* **Problem description**
I need the lines below from the one with "a.in_lens[i] = (p" down to the one with "a.tw_pass = pl->tw_pass[p];" reproduced exactly, both ends included, and nothing else.

* **Data supplied**
template <class C>
int ntt_run(zk_ctx* c, int kind, uint32_t log_n, uint32_t n_polys, const void* const* d_ins, const size_t* in_lens, void* const* d_outs) {
    typedef typename C::Fr Fr;
    if (!domain_log_ok<C>(log_n)) return ZK_ERR_DOMAIN_TOO_LARGE;
    if (n_polys == 0 || n_polys > 16) return ZK_ERR_BAD_ARG;
    const uint64_t N = 1ull << log_n;
    size_t in_len = 0;
    bool all_quarter = true;
    for (uint32_t i = 0; i < n_polys; ++i) {
        if (in_lens[i] > N) return ZK_ERR_BAD_ARG;
// ... 32 lines not shown
        rc = ensure_coset<C>(c, true, N, &post);
        if (rc) return rc;
    }
    NttPlan* pl = nullptr;
    rc = get_plan<C>(c, log_n, inverse, &pl);
    if (rc) return rc;
    if (pl->n_pass > 4) return ZK_ERR_UNSUPPORTED;
    void* work = nullptr;
    if (pl->n_pass > 1) {
        rc = c->ntt_work.ensure((size_t)n_polys * N * sizeof(Fr));
        if (rc) return rc;
        work = c->ntt_work.p;
    }
    uint32_t log_mprev = log_n;
    NttPassArgs a;
    ProfScope ps(c, "ntt_pass");
    for (int p = 0; p < pl->n_pass; ++p) {
        const int s = pl->s[p];
        const bool last = (p + 1 == pl->n_pass);
        memset(&a, 0, sizeof a);
        a.log_n = log_n;
        a.in = (p == 0) ? d_in : work;
        a.out = last ? d_out : work;
        a.in_len = (p == 0) ? in_lens[0] : N;
        if (n_polys > 1) {
            a.n_batch = n_polys;
            for (uint32_t i = 0; i < n_polys; ++i) {
                void* wk = (char*)work + (size_t)i * N * sizeof(Fr);
                a.ins[i] = (p == 0) ? d_ins[i] : wk;
                a.outs[i] = last ? d_outs[i] : wk;
                a.in_lens[i] = (p == 0) ? in_lens[i] : N;
            }
        }
        a.tw_inner = pl->tw_inner[p];
        a.pre_mul = (p == 0) ? pre : nullptr;
        const uint32_t LC = 9u - (uint32_t)s;
        if (!last) {
            uint32_t log_m = log_mprev - (uint32_t)s;
            uint32_t logc = LC < log_m ? LC : log_m;
            a.logc = logc;
            a.log_m = log_m;
            a.log_mprev = log_mprev;
            a.tw_pass = pl->tw_pass[p];
            a.n_tiles = (uint32_t)(N >> ((uint32_t)s + logc));
            a.quarter = (p == 0 && s >= 3 && all_quarter) ? 1u : 0u;
            log_mprev = log_m;
        } else {
            uint32_t s1 = (pl->n_pass > 1) ? (uint32_t)pl->s[0] : 0;
            uint32_t logc = LC < s1 ? LC : s1;
            a.logc = logc;
            a.s1 = s1;
            a.s2 = pl->n_pass == 4 ? (uint32_t)pl->s[1] : 0u;
            a.post_mul = post;
            const Fr sc = to_rprime(inverse ? n_inv : Fr::one());
            for (int i = 0; i < 8; ++i) a.scale[i] = sc.v[i];
            a.n_tiles = (uint32_t)(N >> ((uint32_t)s + logc));
        }
        rc = dispatch_pass<C>(c, s, last, a);
        if (rc) return rc;
        if (c->profiling) c->prof["ntt_passes"].launches += 1;
    }
    return ZK_OK;
}

}

int ntt_run_dev(zk_ctx* c, int curve, int kind, uint32_t log_n, const void* d_in, size_t in_len, void* d_out) {
    return ntt_run_batch_dev(c, curve, kind, log_n, 1, &d_in, &in_len, &d_out);
}

int ntt_run_batch_dev(zk_ctx* c, int curve, int kind, uint32_t log_n, uint32_t n_polys, const void* const* d_ins, const size_t* in_lens,
                      void* const* d_outs) {
    if (kind < 0 || kind > 3) return ZK_ERR_BAD_ARG;
    for (uint32_t base = 0; base < n_polys; base += 16) {
        const uint32_t cnt = n_polys - base < 16 ? n_polys - base : 16;
        const int rc = zk_on_curve(curve, ZK_ERR_BAD_ARG, [&](auto cv) {
            return ntt_run<decltype(cv)>(c, kind, log_n, cnt, d_ins + base, in_lens + base, d_outs + base);
        });
        if (rc) return rc;
    }
    return ZK_OK;
}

* **Response**
                a.in_lens[i] = (p == 0) ? in_lens[i] : N;
            }
        }
        a.tw_inner = pl->tw_inner[p];
        a.pre_mul = (p == 0) ? pre : nullptr;
        const uint32_t LC = 9u - (uint32_t)s;
        if (!last) {
            uint32_t log_m = log_mprev - (uint32_t)s;
            uint32_t logc = LC < log_m ? LC : log_m;
            a.logc = logc;
            a.log_m = log_m;
            a.log_mprev = log_mprev;
            a.tw_pass = pl->tw_pass[p];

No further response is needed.